Posted by: David Cohen at April 14, 2003 7:33 PM

Race-traitor! Collaborator! Running Dog!

Posted by: oj at April 14, 2003 7:50 PM

Peters's piece is just a polite way of restating

my slogan "Holy cities are hellholes."

Posted by: Harry Eagar at April 14, 2003 9:26 PM

God may favor New Hampshire, but the skiing's better in Vermont.



And what's more likely to put the fear of God into you: swimming in the Connecticut in summertime, or skiing down a double diamond at Killington?

Posted by: Peter Caress, Dartmouth '91 at April 14, 2003 9:43 PM

Skiing is for sissies. We're a snowmobile state. You wanna see fear--get on your skis and hear the snowmobiles coming towards you.

Posted by: oj at April 14, 2003 10:10 PM

Salt Lake City, Canterbury, Rome & Mecca are nice enough.

Posted by: oj at April 14, 2003 10:11 PM

I don't know about Mecca, every haj I take a sporting interest in the casualty figures.

Posted by: pj at April 14, 2003 11:27 PM

Well, Richard Burton described it as lovely.

Posted by: oj at April 15, 2003 8:13 AM

re: River borders



It's not "low tide" but "low water mark". Only estuaries have tides.



The same is the case with Kentucky and the Ohio river border with Ohio and Indiana, and the original Potomac boundary between Maryland and Virginia (In the latter case, the border was adjusted in 1927 to straight lines between points on the west bank). Between Virginia and D.C, it's the high water mark, except where the Feds ceded some landfill on the west side back.

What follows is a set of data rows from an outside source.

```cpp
namespace {
struct SchedDeps {
    uint32_t per_xcd = 0, tet_blocks = 0, npb = 0, plain_period = 0;
    std::vector<std::vector<uint32_t>> tiles_of_pb, pbs_of_tile;
};
SchedDeps sched_deps(const int32_t* blk_verts, const uint32_t* blk_vert_off, uint32_t nb, const uint32_t* vp_ell, uint32_t vp_cols, uint32_t nv_pad,
                     uint32_t nv_owned, uint32_t tile) {
    SchedDeps D;
    D.per_xcd = (nb + 7u) / 8u; D.tet_blocks = D.per_xcd * 8u; D.npb = (nv_owned + tile - 1u) / tile;
    D.plain_period = pjb_call_blocks_per_sub(nb, nv_owned, tile);
    D.tiles_of_pb.resize(D.npb); D.pbs_of_tile.resize(nb);
    for (uint32_t v = 0; v < nv_owned; v++)
        for (uint32_t j = 0; j < vp_cols; j++) {
            const uint32_t idx = vp_ell[static_cast<size_t>(j) * nv_pad + v];
            if (idx == 0xffffffffu) continue;
            const uint32_t b = static_cast<uint32_t>(std::upper_bound(blk_vert_off, blk_vert_off + nb + 1, idx) - blk_vert_off) - 1u;
            if (b < nb) D.tiles_of_pb[v / tile].push_back(b);
        }
    for (uint32_t b = 0; b < nb; b++)
        for (uint32_t g = blk_vert_off[b]; g < blk_vert_off[b + 1]; g++)
            if (static_cast<uint32_t>(blk_verts[g]) < nv_owned) D.pbs_of_tile[b].push_back(static_cast<uint32_t>(blk_verts[g]) / tile);
    auto uniq = [](std::vector<uint32_t>& v) { std::sort(v.begin(), v.end()); v.erase(std::unique(v.begin(), v.end()), v.end()); };
    for (auto& v : D.tiles_of_pb) uniq(v);
    for (auto& v : D.pbs_of_tile) uniq(v);
    return D;
}
inline uint32_t sched_tile_of(uint32_t r, uint32_t per_xcd) { return (r & 7u) * per_xcd + (r >> 3); }
void sched_plain(const SchedDeps& D, uint32_t nb, CallSchedule* out) {
    out->period = D.plain_period;
    out->tail = 0; out->lag = 0;
    out->entry.assign(out->period, sched_entry(kSchedEmpty, 0));
    for (uint32_t r = 0; r < D.tet_blocks; r++)
        if (sched_tile_of(r, D.per_xcd) < nb) out->entry[r] = sched_entry(kSchedTile, r);
    for (uint32_t k = 0; k < D.npb; k++) out->entry[D.tet_blocks + k] = sched_entry(kSchedParticles, k);
}
struct SchedPass { std::vector<uint32_t> entry, ready, left; uint32_t head_end = 0; bool stuck = false; };
SchedPass sched_pass(const SchedDeps& D, uint32_t nb, uint32_t lag, const std::vector<uint32_t>& head_at) {
    constexpr uint32_t none = 0xffffffffu;
    SchedPass R;
    R.ready.assign(D.npb, none);
    std::vector<uint32_t> need(D.npb), head, queue;
    std::vector<uint8_t> head_placed(D.npb, 0);
    for (uint32_t k = 0; k < D.npb; k++) {
        need[k] = static_cast<uint32_t>(D.tiles_of_pb[k].size());
        if (head_at[k] != none) head.push_back(k);
        if (need[k] == 0) { R.ready[k] = 0; if (head_at[k] == none) queue.push_back(k); }
    }
    std::stable_sort(head.begin(), head.end(), [&](uint32_t a, uint32_t b) { return head_at[a] < head_at[b]; });
    std::vector<std::vector<uint32_t>> pbs_by_tile(nb);
    for (uint32_t k = 0; k < D.npb; k++) for (uint32_t b : D.tiles_of_pb[k]) pbs_by_tile[b].push_back(k);
    size_t hi = 0, qi = 0;
    uint32_t col_next[8] = {}, tiles_left = D.tet_blocks;
    const uint64_t limit = 4ull * (D.tet_blocks + D.npb) + 64ull * (static_cast<uint64_t>(lag) + 1ull) + 64ull;
    for (uint32_t p = 0;; p++) {
        if (tiles_left == 0 && hi == head.size() && (p & 7u) == 0u) break;
        if (p >= limit) { R.stuck = true; break; }
        const uint32_t x = p & 7u;
        if (hi < head.size() && head_at[head[hi]] <= p) {
            const uint32_t k = head[hi++];
            R.entry.push_back(sched_entry(kSchedParticles, k, true));
            head_placed[k] = 1; R.head_end = p + 1u;
            continue;
        }
        if (qi < queue.size() && R.ready[queue[qi]] <= p) { R.entry.push_back(sched_entry(kSchedParticles, queue[qi++])); continue; }
        if (col_next[x] < D.per_xcd) {
            const uint32_t r = 8u * col_next[x] + x, b = sched_tile_of(r, D.per_xcd);
            bool held = false;
            if (b < nb) for (uint32_t k : D.pbs_of_tile[b]) held = held || (head_at[k] != none && !head_placed[k]);
            if (!held) {
                col_next[x]++; tiles_left--;
                R.entry.push_back(b < nb ? sched_entry(kSchedTile, r) : sched_entry(kSchedEmpty, 0));
                if (b < nb) for (uint32_t k : pbs_by_tile[b])
                    if (--need[k] == 0) { R.ready[k] = p + 8u * lag; if (head_at[k] == none) queue.push_back(k); }
                continue;
            }
        }
        R.entry.push_back(sched_entry(kSchedEmpty, 0));
    }
    R.left.assign(queue.begin() + static_cast<std::ptrdiff_t>(qi), queue.end());
    return R;
}
}

std::string check_call_schedule(const int32_t* blk_verts, const uint32_t* blk_vert_off, uint32_t nb, const uint32_t* vp_ell, uint32_t vp_cols,
                                uint32_t nv_pad, uint32_t nv_owned, const uint32_t* entry, uint32_t period, uint32_t tail, uint32_t tile) {
    constexpr uint32_t none = 0xffffffffu;
    const SchedDeps D = sched_deps(blk_verts, blk_vert_off, nb, vp_ell, vp_cols, nv_pad, nv_owned, tile);
    if (period == 0 || period % 8u != 0u) return "the period is not a positive multiple of 8";
    if (period < D.plain_period) return "the period is shorter than a substep's blocks";
    std::vector<uint64_t> at_tile(nb, none), at_pb(D.npb, none);
    uint32_t col_seen[8] = {}, wrapped_end = 0;
    for (uint32_t p = 0; p < period; p++) {
        const uint32_t kind = entry[p] >> 30, index = entry[p] & kSchedIndexMask;
        const bool wrapped = (entry[p] & kSchedWrapped) != 0u;
        if (kind == kSchedEmpty) continue;
        if (kind == kSchedTile) {
            const uint32_t b = sched_tile_of(index, D.per_xcd);
            if (index >= D.tet_blocks || b >= nb) return "entry " + std::to_string(p) + " names a tile that does not exist";
            if ((index & 7u) != (p & 7u)) return "tile block " + std::to_string(index) + " is not on its XCD";
            if (wrapped) return "tile block " + std::to_string(index) + " is wrapped";
            if ((index >> 3) < col_seen[p & 7u]) return "tile block " + std::to_string(index) + " is out of its XCD's order";
            col_seen[p & 7u] = (index >> 3) + 1u;
            if (at_tile[b] != none) return "tile " + std::to_string(b) + " appears twice";
            at_tile[b] = p;
        } else if (kind == kSchedParticles) {
            if (index >= D.npb) return "entry " + std::to_string(p) + " names a particle block that does not exist";
            if (at_pb[index] != none) return "particle block " + std::to_string(index) + " appears twice";
            at_pb[index] = static_cast<uint64_t>(p) + (wrapped ? period : 0u);
            if (wrapped) wrapped_end = p + 1u;
        } else return "entry " + std::to_string(p) + " has no kind";
    }
    for (uint32_t b = 0; b < nb; b++) if (at_tile[b] == none) return "tile " + std::to_string(b) + " is missing";
    for (uint32_t k = 0; k < D.npb; k++) if (at_pb[k] == none) return "particle block " + std::to_string(k) + " is missing";
    if (tail < wrapped_end || tail > period) return "the tail does not cover the wrapped entries";
    for (uint32_t k = 0; k < D.npb; k++)
        for (uint32_t b : D.tiles_of_pb[k])
            if (!(at_tile[b] < at_pb[k])) return "particle block " + std::to_string(k) + " does not follow tile " + std::to_string(b) + " of its lists";
    for (uint32_t b = 0; b < nb; b++)
        for (uint32_t k : D.pbs_of_tile[b])
            if (!(at_pb[k] < at_tile[b] + period)) return "tile " + std::to_string(b) + " of the next substep does not follow particle block " + std::to_string(k);
    return "";
}

void build_call_schedule(const int32_t* blk_verts, const uint32_t* blk_vert_off, uint32_t nb, const uint32_t* vp_ell, uint32_t vp_cols,
                         uint32_t nv_pad, uint32_t nv_owned, uint32_t lag, CallSchedule* out, uint32_t tile) {
    constexpr uint32_t none = 0xffffffffu;
    const SchedDeps D = sched_deps(blk_verts, blk_vert_off, nb, vp_ell, vp_cols, nv_pad, nv_owned, tile);
    *out = CallSchedule();
    auto plain = [&](const std::string& why) {
        sched_plain(D, nb, out);
        out->fell_back = !why.empty(); out->why = why;
    };
    if (lag == 0 || nb == 0) return plain("");
    if (static_cast<uint64_t>(lag) * 8u >= D.plain_period) return plain("lag " + std::to_string(lag) + ": a whole substep or more");
    std::vector<uint32_t> head_at(D.npb, none);
    SchedPass R;
    bool settled = false;
    for (int pass = 0; pass < 64 && !settled; pass++) {
        R = sched_pass(D, nb, lag, head_at);
        if (R.stuck) return plain("lag " + std::to_string(lag) + ": the layout does not close");
        const uint32_t period = static_cast<uint32_t>(R.entry.size());
        settled = R.left.empty();
        for (uint32_t k : R.left) head_at[k] = 0;
        for (uint32_t k = 0; k < D.npb; k++)
            if (head_at[k] != none && !settled) head_at[k] = R.ready[k] != none && R.ready[k] > period ? R.ready[k] - period : 0u;
    }
    if (!settled) return plain("lag " + std::to_string(lag) + ": the wrapped blocks do not settle");
    out->entry = R.entry;
    out->period = static_cast<uint32_t>(R.entry.size());
    out->tail = R.head_end;
    out->lag = lag;
    const std::string bad = check_call_schedule(blk_verts, blk_vert_off, nb, vp_ell, vp_cols, nv_pad, nv_owned, out->entry.data(), out->period, out->tail, tile);
    if (!bad.empty()) return plain("lag " + std::to_string(lag) + ": " + bad);
}

std::string validate_mesh(const float* verts, uint32_t nv, const int32_t* tets, uint32_t nt, bool forbid_repeats) {
    if ((nv && !verts) || (nt && !tets)) return "null mesh pointer";
    if (nv == 0) return "mesh has no vertices";
    if (nv > 0x3fffffffu || nt > 0x1fffffffu) return "mesh too large for 32-bit slot encoding";
    for (uint32_t e = 0; e < nt; e++) {
        const int32_t* t = &tets[4 * e];
        for (int k = 0; k < 4; k++)
            if (t[k] < 0 || static_cast<uint32_t>(t[k]) >= nv)
                return "tet " + std::to_string(e) + " references vertex " + std::to_string(t[k]) + " outside [0," + std::to_string(nv) + ")";
        if (forbid_repeats && (t[0] == t[1] || t[0] == t[2] || t[0] == t[3] || t[1] == t[2] || t[1] == t[3] || t[2] == t[3]))
            return "tet " + std::to_string(e) + " repeats a vertex (unsupported by the parallel Gauss-Seidel schedule)";
    }
    return "";
}

std::string build_partition(const int32_t* tets, uint32_t nt, uint32_t nv, int part_count, int part_index,
                            const int32_t* vert_owner, Partition* out, int depth) {
    Partition& P = *out;
    P = Partition();
    P.nv_global = nv;
    P.nt_global = nt;
    P.part_count = part_count;
    P.part_index = part_index;
    P.depth = depth;
    if (part_count < 1 || part_index < 0 || part_index >= part_count) return "bad part_index/part_count";
    if (depth != 1 && depth != 2) return "ghost depth must be 1 or 2";

    std::vector<int32_t> owner(nv);
    if (vert_owner) {
        for (uint32_t v = 0; v < nv; v++) {
            if (vert_owner[v] < 0 || vert_owner[v] >= part_count) return "vert_owner out of range";
            owner[v] = vert_owner[v];
        }
    } else {
        const std::string perr = prep_partition(nullptr, nv, tets, nt, part_count, owner.data());
        if (!perr.empty()) return perr;
    }
    const int me = part_index;

    std::vector<std::vector<int32_t>> near1(nv), near2(depth == 2 ? nv : 0);
    auto add = [](std::vector<int32_t>& s, int32_t r) { if (std::find(s.begin(), s.end(), r) == s.end()) s.push_back(r); };
    for (uint32_t e = 0; e < nt; e++) {
        const int32_t* t = &tets[4 * e];
        const int32_t o[4] = {owner[t[0]], owner[t[1]], owner[t[2]], owner[t[3]]};
        if (o[0] == o[1] && o[1] == o[2] && o[2] == o[3]) continue;
        for (int a = 0; a < 4; a++)
            for (int b = 0; b < 4; b++)
                if (o[b] != o[a]) add(near1[t[a]], o[b]);
    }
    if (depth == 2)
        for (uint32_t e = 0; e < nt; e++) {
            const int32_t* t = &tets[4 * e];
            for (int a = 0; a < 4; a++)
                for (int32_t r : near1[t[a]])
                    for (int b = 0; b < 4; b++) {
                        const int32_t v = t[b];
                        if (owner[v] != r && std::find(near1[v].begin(), near1[v].end(), r) == near1[v].end()) add(near2[v], r);
                    }
        }
    auto reads = [&](const std::vector<std::vector<int32_t>>& near, uint32_t v, int32_t r) {
        return !near.empty() && std::find(near[v].begin(), near[v].end(), r) != near[v].end();
    };

    for (uint32_t e = 0; e < nt; e++) {
        const int32_t* t = &tets[4 * e];
        bool mine = false, first_layer = false;
        int lowest = part_count;
        for (int k = 0; k < 4; k++) {
            if (owner[t[k]] == me) mine = true;
            else if (reads(near1, static_cast<uint32_t>(t[k]), me)) first_layer = true;
            lowest = std::min(lowest, owner[t[k]]);
        }
        if (!mine && !(depth == 2 && first_layer)) continue;
        P.local_to_global_tet.push_back(static_cast<int32_t>(e));
        P.tet_layer.push_back(mine ? 0 : 1);
        if (mine && lowest == me) P.owned_tets++;
    }

    std::vector<int32_t> g2l(nv, -1);
    auto is_boundary = [&](uint32_t v) { return !near1[v].empty() || (depth == 2 && !near2[v].empty()); };
    for (uint32_t v = 0; v < nv; v++)
        if (owner[v] == me && is_boundary(v)) { g2l[v] = static_cast<int32_t>(P.local_to_global_vert.size()); P.local_to_global_vert.push_back(v); }
    P.n_boundary = static_cast<uint32_t>(P.local_to_global_vert.size());
    for (uint32_t v = 0; v < nv; v++)
        if (owner[v] == me && !is_boundary(v)) { g2l[v] = static_cast<int32_t>(P.local_to_global_vert.size()); P.local_to_global_vert.push_back(v); }
    P.n_owned = static_cast<uint32_t>(P.local_to_global_vert.size());
    std::vector<int32_t> ghosts1, ghosts2;
    for (uint32_t v = 0; v < nv; v++) {
        if (owner[v] == me) continue;
        if (reads(near1, v, me)) ghosts1.push_back(static_cast<int32_t>(v));
        else if (reads(near2, v, me)) ghosts2.push_back(static_cast<int32_t>(v));
    }
    auto by_owner = [&](int32_t a, int32_t b) { return owner[a] < owner[b]; };
    std::stable_sort(ghosts1.begin(), ghosts1.end(), by_owner);
    std::stable_sort(ghosts2.begin(), ghosts2.end(), by_owner);
    for (int32_t v : ghosts1) { g2l[v] = static_cast<int32_t>(P.local_to_global_vert.size()); P.local_to_global_vert.push_back(v); }
    P.n_ghost1 = static_cast<uint32_t>(ghosts1.size());
    for (int32_t v : ghosts2) { g2l[v] = static_cast<int32_t>(P.local_to_global_vert.size()); P.local_to_global_vert.push_back(v); }

    P.local_tets.resize(4 * P.local_to_global_tet.size());
    for (size_t i = 0; i < P.local_to_global_tet.size(); i++)
        for (int k = 0; k < 4; k++) {
            const int32_t l = g2l[tets[4 * P.local_to_global_tet[i] + k]];
            if (l < 0) return "internal error in the partition plan: a local tet has a corner outside the ghost layers";
            P.local_tets[4 * i + k] = l;
        }

    size_t g1 = 0, g2 = 0;
    for (int r = 0; r < part_count; r++) {
        if (r == me) continue;
        Partition::Neighbour nb;
        nb.rank = r;
        nb.recv_start = P.n_owned + static_cast<uint32_t>(g1);
        while (g1 < ghosts1.size() && owner[ghosts1[g1]] == r) { nb.recv_global.push_back(ghosts1[g1]); g1++; }
        nb.recv_count = static_cast<uint32_t>(nb.recv_global.size());
        nb.recv2_start = P.n_owned + P.n_ghost1 + static_cast<uint32_t>(g2);
        while (g2 < ghosts2.size() && owner[ghosts2[g2]] == r) { nb.recv2_global.push_back(ghosts2[g2]); g2++; }
        nb.recv2_count = static_cast<uint32_t>(nb.recv2_global.size());
        for (uint32_t v = 0; v < nv; v++) {
            if (owner[v] != me) continue;
            if (reads(near1, v, r)) { nb.send_global.push_back(static_cast<int32_t>(v)); nb.send_local.push_back(g2l[v]); }
            else if (reads(near2, v, r)) { nb.send2_global.push_back(static_cast<int32_t>(v)); nb.send2_local.push_back(g2l[v]); }
        }
        nb.send_contiguous = !nb.send_local.empty();
        for (size_t i = 1; i < nb.send_local.size(); i++)
            if (nb.send_local[i] != nb.send_local[i - 1] + 1) { nb.send_contiguous = false; break; }
        if (nb.recv_count || nb.recv2_count || !nb.send_local.empty() || !nb.send2_local.empty()) P.neigh.push_back(std::move(nb));
    }
    return "";
}

}
```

In the case of New Hampsire and Vermont, it took a lawsuit filed in 1915 that wasn't decided until 1933 to settle the matter. New Hampshire claimed the high water mark while Vermont claimed the middle. The Supreme Court split the difference and decreed the low water mark. Also, New Hampshire claimed the boundary followed Halls Stream north to the Canadian border while Vermont claimed "the Gore" because the state boundary continued to an extension of it's northern border/45th parallel to the Connecticut River. Vermont won that one, which explains the little notch.